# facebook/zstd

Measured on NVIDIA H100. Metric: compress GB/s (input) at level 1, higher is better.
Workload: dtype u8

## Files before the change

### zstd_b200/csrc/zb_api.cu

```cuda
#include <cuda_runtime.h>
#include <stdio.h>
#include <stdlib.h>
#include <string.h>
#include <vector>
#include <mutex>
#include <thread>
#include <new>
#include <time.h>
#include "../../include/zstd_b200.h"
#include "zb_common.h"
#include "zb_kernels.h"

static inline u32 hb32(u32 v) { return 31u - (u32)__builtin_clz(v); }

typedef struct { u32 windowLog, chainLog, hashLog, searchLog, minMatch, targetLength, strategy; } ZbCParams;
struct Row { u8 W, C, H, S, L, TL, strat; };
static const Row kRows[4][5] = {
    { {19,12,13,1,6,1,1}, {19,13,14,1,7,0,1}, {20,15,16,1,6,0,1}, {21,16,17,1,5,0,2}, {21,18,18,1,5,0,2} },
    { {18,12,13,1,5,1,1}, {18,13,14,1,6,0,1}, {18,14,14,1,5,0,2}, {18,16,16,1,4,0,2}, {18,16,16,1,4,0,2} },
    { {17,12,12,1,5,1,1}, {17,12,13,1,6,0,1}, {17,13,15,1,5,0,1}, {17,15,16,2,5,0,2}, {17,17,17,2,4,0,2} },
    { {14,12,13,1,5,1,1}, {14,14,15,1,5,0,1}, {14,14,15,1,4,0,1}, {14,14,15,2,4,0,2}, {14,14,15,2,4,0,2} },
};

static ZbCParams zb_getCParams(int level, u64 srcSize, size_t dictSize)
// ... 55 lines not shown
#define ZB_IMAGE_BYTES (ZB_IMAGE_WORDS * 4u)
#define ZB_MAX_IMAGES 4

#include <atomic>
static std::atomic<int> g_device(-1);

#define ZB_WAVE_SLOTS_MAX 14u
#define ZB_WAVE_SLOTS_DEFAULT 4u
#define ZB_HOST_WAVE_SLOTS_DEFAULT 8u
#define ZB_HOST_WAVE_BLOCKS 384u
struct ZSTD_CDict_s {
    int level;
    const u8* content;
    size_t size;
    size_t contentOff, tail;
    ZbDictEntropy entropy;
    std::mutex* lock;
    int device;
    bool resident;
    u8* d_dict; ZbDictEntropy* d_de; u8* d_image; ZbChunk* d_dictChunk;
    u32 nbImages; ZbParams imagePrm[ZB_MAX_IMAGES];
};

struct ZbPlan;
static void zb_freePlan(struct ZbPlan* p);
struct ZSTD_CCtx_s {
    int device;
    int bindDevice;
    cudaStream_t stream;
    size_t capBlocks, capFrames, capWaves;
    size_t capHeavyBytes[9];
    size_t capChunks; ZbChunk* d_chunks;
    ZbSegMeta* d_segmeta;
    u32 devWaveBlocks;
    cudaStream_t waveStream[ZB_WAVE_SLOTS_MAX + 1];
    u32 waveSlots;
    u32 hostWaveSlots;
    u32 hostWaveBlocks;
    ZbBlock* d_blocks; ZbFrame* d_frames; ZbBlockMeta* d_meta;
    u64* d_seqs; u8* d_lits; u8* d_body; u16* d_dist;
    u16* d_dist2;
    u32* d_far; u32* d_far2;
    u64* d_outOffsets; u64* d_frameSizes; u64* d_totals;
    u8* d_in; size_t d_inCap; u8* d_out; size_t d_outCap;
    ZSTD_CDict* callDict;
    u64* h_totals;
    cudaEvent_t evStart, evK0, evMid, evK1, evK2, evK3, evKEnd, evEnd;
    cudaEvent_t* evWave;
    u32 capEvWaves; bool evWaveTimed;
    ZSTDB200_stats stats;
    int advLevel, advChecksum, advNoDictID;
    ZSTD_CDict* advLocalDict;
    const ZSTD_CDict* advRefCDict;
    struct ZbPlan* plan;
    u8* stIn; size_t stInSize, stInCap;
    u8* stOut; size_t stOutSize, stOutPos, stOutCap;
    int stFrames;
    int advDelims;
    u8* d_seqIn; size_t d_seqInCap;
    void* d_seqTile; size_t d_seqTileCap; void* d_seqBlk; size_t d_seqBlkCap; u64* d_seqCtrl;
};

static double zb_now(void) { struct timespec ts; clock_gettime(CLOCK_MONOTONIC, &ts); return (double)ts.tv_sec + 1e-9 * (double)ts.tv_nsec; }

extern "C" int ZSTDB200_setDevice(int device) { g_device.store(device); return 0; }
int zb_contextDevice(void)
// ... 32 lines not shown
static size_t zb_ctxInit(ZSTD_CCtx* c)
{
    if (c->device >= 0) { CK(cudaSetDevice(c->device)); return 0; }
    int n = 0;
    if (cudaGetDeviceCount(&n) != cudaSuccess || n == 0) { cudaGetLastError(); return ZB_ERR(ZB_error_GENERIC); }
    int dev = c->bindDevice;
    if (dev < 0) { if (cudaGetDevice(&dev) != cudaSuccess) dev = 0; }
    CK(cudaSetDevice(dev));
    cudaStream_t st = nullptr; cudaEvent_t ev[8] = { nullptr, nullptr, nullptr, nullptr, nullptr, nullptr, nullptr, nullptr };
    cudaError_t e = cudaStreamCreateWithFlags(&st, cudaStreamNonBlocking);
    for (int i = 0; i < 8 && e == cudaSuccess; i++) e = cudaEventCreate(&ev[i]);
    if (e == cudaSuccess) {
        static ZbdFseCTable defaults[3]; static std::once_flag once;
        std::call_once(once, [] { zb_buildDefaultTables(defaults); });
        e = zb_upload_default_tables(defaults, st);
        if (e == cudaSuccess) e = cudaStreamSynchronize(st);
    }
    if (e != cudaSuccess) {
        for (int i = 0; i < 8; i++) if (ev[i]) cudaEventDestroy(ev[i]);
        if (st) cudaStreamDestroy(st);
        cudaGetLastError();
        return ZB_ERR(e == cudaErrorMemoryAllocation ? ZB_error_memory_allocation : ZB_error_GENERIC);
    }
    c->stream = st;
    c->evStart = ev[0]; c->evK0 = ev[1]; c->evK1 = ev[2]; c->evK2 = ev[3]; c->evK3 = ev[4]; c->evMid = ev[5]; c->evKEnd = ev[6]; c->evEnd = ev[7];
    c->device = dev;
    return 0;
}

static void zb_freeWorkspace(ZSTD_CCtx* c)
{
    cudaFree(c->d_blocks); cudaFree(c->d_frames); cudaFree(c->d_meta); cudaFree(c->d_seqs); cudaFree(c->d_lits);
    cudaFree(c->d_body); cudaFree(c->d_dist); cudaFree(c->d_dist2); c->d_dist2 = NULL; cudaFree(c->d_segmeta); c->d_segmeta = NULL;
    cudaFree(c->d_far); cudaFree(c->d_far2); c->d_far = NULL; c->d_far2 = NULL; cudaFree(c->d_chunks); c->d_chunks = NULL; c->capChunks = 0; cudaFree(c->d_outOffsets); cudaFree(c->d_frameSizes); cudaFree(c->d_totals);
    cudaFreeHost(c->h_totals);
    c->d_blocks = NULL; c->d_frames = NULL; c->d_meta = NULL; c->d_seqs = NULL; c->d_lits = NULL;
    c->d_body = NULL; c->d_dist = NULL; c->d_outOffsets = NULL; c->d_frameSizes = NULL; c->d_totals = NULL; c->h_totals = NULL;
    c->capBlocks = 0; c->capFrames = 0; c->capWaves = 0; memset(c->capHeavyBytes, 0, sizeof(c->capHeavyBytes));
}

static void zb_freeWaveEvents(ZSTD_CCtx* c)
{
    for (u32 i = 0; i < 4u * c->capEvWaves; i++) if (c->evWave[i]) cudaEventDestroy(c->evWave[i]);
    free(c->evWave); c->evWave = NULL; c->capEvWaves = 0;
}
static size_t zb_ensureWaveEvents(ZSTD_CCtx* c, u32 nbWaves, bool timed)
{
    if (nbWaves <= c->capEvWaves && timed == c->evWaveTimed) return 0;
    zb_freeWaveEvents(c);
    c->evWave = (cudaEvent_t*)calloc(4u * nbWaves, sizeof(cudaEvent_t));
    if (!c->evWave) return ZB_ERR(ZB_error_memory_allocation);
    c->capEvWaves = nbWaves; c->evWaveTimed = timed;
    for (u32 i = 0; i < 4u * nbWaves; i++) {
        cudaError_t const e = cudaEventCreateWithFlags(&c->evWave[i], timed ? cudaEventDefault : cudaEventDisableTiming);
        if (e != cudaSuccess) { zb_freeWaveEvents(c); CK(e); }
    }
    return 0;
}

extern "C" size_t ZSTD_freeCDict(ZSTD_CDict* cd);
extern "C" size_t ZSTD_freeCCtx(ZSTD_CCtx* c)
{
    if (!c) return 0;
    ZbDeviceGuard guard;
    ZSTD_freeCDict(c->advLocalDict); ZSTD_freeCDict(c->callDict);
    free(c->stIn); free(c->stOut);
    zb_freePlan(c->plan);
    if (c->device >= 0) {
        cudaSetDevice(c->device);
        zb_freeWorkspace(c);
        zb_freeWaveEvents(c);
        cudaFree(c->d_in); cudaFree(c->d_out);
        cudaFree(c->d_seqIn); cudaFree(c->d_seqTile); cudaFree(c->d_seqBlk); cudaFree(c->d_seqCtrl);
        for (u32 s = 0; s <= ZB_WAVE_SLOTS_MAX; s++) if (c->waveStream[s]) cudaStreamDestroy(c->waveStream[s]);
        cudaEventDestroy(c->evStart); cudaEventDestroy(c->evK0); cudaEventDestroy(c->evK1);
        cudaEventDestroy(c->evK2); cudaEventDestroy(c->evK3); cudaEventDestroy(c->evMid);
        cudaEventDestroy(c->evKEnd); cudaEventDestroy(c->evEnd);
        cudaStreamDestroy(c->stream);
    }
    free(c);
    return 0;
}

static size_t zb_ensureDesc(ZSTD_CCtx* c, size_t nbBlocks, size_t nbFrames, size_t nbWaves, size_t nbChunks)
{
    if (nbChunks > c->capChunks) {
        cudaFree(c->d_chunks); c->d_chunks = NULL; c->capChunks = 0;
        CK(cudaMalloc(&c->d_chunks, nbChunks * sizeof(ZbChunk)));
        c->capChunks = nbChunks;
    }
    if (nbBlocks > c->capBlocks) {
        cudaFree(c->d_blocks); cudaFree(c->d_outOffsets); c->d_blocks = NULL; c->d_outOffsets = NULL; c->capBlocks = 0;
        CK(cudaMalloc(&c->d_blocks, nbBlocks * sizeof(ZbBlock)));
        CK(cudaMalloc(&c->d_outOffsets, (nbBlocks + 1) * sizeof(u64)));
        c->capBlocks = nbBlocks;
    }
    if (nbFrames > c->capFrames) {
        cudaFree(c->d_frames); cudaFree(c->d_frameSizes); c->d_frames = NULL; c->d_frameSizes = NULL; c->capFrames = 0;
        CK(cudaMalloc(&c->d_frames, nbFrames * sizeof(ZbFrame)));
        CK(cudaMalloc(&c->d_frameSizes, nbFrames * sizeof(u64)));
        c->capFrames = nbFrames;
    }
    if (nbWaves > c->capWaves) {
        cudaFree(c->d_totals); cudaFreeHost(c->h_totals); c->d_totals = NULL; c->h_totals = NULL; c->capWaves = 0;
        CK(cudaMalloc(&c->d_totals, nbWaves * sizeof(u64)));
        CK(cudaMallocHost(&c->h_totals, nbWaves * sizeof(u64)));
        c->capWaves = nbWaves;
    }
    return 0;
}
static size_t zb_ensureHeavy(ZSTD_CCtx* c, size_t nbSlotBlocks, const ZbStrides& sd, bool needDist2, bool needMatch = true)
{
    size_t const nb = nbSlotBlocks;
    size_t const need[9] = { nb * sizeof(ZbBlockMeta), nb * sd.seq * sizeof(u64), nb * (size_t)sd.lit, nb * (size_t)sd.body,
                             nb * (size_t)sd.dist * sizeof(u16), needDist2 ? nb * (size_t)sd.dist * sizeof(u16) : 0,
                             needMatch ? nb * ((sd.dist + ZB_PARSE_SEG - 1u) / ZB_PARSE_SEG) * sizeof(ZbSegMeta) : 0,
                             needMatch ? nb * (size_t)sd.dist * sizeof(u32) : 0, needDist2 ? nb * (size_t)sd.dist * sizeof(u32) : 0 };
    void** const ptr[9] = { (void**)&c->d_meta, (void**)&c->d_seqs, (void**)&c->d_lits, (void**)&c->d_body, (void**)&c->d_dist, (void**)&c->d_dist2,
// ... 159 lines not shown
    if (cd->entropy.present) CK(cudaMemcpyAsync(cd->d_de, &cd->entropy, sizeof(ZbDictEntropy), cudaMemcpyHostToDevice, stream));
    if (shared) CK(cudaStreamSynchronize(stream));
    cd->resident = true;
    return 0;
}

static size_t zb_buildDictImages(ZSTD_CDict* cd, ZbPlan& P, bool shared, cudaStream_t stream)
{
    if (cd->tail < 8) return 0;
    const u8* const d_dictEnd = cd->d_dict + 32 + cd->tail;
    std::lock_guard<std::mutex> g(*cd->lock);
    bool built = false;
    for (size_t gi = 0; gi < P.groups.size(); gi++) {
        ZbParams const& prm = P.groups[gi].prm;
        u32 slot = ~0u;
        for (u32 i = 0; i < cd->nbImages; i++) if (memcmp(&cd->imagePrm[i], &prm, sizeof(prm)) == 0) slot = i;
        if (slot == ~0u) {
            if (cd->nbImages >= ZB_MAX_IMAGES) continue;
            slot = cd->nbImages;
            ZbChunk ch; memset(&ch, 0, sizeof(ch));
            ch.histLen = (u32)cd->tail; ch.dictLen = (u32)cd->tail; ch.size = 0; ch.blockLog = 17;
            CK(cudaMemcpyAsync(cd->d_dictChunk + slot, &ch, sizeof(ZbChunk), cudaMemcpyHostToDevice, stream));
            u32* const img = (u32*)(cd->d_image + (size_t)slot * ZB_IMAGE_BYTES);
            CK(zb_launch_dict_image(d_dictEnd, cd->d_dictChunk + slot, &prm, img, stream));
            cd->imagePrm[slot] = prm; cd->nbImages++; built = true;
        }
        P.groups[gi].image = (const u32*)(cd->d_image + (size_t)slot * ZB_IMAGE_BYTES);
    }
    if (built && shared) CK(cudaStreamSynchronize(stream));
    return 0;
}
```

---

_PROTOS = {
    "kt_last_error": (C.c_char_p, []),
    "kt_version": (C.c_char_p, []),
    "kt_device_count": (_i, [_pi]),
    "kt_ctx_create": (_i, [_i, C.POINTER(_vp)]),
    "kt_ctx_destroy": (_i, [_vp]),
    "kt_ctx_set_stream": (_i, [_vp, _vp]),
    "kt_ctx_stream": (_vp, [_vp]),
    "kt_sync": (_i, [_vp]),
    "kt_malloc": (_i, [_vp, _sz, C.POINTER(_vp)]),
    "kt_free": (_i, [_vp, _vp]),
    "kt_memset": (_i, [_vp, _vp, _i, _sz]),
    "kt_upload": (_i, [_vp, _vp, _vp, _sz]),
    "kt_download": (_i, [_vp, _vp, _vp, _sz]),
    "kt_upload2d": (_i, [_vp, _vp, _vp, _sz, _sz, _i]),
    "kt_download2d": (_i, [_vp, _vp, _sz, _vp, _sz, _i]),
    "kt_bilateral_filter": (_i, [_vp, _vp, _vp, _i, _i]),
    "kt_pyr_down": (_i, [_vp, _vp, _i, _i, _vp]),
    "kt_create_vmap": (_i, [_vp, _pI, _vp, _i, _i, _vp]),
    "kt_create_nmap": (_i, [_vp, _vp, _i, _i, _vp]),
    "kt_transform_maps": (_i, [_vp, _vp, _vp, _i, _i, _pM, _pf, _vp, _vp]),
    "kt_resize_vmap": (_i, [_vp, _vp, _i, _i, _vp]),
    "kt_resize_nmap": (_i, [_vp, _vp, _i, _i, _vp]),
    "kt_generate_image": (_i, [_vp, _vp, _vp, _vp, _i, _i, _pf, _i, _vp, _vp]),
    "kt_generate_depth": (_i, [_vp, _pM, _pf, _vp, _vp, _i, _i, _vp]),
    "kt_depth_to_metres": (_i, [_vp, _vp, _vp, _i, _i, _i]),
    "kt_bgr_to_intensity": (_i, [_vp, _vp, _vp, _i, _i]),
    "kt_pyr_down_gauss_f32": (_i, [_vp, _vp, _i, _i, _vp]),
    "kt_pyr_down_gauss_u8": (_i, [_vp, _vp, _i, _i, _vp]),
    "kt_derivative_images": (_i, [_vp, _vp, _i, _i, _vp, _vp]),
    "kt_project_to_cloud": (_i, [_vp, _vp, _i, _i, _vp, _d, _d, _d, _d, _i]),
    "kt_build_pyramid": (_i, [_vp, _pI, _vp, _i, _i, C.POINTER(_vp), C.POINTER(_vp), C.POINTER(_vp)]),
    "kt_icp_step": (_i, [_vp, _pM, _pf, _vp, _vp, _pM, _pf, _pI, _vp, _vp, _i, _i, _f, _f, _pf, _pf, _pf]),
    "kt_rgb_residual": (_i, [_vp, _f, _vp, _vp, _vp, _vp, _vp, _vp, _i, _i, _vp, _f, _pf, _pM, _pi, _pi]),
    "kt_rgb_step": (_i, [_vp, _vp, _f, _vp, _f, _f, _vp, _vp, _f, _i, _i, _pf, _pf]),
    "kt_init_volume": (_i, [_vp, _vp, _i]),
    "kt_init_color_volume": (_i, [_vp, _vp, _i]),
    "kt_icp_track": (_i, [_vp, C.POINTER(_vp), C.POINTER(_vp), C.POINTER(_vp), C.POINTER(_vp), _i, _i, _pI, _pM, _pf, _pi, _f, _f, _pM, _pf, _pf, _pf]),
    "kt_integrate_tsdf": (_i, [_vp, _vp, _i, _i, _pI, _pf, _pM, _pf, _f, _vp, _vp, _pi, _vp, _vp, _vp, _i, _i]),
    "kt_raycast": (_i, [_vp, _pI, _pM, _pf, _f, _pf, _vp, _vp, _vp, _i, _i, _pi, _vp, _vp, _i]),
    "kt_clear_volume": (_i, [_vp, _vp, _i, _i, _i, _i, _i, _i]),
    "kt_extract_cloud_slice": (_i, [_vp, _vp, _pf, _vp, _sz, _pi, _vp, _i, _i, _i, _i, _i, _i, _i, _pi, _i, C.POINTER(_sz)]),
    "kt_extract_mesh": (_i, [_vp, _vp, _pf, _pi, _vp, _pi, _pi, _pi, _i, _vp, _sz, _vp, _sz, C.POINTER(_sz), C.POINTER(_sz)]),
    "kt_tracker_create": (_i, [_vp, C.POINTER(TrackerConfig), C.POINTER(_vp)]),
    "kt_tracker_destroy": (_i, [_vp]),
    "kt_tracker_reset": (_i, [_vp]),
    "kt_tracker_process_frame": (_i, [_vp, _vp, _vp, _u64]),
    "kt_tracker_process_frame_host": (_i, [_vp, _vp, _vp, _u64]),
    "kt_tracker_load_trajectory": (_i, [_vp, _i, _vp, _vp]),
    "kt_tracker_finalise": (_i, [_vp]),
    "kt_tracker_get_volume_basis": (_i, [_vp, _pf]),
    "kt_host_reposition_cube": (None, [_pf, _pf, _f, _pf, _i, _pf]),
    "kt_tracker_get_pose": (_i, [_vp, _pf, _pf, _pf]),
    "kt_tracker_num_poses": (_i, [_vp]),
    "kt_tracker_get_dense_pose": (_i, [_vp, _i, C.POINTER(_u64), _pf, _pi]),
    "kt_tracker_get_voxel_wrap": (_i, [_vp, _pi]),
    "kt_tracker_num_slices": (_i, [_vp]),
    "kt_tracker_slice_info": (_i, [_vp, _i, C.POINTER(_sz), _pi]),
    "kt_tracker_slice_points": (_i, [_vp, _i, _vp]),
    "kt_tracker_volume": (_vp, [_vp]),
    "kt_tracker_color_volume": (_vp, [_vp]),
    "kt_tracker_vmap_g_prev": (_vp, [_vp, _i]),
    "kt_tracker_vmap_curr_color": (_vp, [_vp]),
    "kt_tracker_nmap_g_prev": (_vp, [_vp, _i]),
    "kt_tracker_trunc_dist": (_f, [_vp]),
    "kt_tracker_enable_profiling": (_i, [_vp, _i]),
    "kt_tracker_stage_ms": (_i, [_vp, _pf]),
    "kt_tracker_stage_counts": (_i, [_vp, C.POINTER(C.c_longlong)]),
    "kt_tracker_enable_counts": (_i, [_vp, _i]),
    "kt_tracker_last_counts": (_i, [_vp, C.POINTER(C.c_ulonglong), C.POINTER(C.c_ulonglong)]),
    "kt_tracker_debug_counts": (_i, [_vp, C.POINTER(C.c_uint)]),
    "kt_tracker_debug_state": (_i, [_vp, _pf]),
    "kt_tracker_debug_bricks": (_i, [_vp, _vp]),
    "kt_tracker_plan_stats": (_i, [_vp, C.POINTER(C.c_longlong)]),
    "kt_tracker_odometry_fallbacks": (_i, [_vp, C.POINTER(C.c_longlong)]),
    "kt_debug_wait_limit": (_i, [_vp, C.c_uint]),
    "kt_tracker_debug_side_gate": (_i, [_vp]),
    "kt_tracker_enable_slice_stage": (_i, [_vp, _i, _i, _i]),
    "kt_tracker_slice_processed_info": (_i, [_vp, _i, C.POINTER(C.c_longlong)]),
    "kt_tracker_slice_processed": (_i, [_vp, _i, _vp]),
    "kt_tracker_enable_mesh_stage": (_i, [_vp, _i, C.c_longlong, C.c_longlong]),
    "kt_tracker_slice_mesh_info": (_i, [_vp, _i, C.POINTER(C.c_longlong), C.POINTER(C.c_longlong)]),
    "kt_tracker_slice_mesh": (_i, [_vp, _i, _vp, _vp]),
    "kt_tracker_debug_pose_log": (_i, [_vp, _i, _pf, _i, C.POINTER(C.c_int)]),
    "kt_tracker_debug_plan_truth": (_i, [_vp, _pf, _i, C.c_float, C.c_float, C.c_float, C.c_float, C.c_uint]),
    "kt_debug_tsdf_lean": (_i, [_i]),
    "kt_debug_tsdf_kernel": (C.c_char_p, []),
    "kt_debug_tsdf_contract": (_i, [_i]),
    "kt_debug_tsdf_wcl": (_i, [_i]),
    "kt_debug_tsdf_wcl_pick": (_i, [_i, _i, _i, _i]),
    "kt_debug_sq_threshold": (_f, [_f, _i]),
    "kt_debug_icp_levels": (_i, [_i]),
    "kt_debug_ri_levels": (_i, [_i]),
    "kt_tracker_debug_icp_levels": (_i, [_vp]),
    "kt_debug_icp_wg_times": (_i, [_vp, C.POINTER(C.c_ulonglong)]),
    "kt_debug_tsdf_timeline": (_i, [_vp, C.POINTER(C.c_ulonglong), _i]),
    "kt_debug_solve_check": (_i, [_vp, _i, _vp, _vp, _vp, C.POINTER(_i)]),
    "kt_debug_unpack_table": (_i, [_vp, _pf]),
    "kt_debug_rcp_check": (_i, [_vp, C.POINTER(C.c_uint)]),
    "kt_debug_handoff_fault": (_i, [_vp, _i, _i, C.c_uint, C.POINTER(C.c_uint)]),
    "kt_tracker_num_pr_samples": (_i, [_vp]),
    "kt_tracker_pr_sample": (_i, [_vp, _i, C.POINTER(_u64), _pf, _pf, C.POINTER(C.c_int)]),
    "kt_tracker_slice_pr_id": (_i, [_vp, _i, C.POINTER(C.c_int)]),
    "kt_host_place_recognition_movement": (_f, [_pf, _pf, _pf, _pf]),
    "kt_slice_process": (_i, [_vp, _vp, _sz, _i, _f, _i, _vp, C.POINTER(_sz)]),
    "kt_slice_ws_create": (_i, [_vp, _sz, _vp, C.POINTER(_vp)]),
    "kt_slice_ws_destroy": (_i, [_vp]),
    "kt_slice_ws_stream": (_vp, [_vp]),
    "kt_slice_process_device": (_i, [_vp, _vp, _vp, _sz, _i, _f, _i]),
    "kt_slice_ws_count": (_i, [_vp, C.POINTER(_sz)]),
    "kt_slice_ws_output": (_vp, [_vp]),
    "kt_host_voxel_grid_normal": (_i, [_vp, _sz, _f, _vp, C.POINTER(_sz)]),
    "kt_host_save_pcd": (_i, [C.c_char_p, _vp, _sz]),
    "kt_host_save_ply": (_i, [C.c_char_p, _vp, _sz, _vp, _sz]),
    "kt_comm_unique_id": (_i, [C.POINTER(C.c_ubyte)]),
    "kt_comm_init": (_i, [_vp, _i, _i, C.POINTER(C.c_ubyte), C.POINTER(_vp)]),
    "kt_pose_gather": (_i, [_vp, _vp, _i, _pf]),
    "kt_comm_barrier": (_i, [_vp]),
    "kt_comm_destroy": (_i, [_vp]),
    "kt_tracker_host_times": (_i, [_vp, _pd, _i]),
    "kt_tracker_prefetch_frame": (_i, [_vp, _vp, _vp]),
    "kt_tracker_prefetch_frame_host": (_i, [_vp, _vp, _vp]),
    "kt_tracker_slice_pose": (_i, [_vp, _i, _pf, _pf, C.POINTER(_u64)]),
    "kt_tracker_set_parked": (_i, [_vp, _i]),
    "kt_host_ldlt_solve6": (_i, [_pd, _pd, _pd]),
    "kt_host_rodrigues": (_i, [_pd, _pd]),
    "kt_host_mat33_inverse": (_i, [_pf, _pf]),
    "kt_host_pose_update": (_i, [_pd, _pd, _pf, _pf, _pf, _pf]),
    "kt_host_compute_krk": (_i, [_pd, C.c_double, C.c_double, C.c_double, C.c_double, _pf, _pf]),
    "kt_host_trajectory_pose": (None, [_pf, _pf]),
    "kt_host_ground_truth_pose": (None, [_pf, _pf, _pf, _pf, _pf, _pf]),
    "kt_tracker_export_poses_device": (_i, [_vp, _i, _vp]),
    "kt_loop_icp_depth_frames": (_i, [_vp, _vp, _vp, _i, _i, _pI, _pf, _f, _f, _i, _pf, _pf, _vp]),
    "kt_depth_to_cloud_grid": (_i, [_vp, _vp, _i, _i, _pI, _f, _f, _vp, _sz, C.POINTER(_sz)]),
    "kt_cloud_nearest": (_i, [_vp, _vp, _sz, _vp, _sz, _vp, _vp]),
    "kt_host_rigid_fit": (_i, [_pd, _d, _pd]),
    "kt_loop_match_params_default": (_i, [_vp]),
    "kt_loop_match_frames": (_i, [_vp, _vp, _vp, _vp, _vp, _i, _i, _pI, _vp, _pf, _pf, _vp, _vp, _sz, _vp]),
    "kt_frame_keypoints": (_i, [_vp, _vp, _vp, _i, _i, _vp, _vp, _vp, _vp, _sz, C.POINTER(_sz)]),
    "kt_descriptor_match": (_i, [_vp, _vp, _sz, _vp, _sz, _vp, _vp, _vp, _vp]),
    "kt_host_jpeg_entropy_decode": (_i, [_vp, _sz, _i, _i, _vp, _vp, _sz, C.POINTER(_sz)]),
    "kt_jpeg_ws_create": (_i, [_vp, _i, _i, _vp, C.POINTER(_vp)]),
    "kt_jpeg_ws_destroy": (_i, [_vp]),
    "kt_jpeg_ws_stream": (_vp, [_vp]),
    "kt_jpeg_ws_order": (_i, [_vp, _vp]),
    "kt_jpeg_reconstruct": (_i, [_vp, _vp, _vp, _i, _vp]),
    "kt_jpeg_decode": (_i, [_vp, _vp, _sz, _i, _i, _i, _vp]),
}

Task details >> The expected answer is every line above in which the word "ZbParams" appears.

Reply to the task >>
    u32 nbImages; ZbParams imagePrm[ZB_MAX_IMAGES];
        ZbParams const& prm = P.groups[gi].prm;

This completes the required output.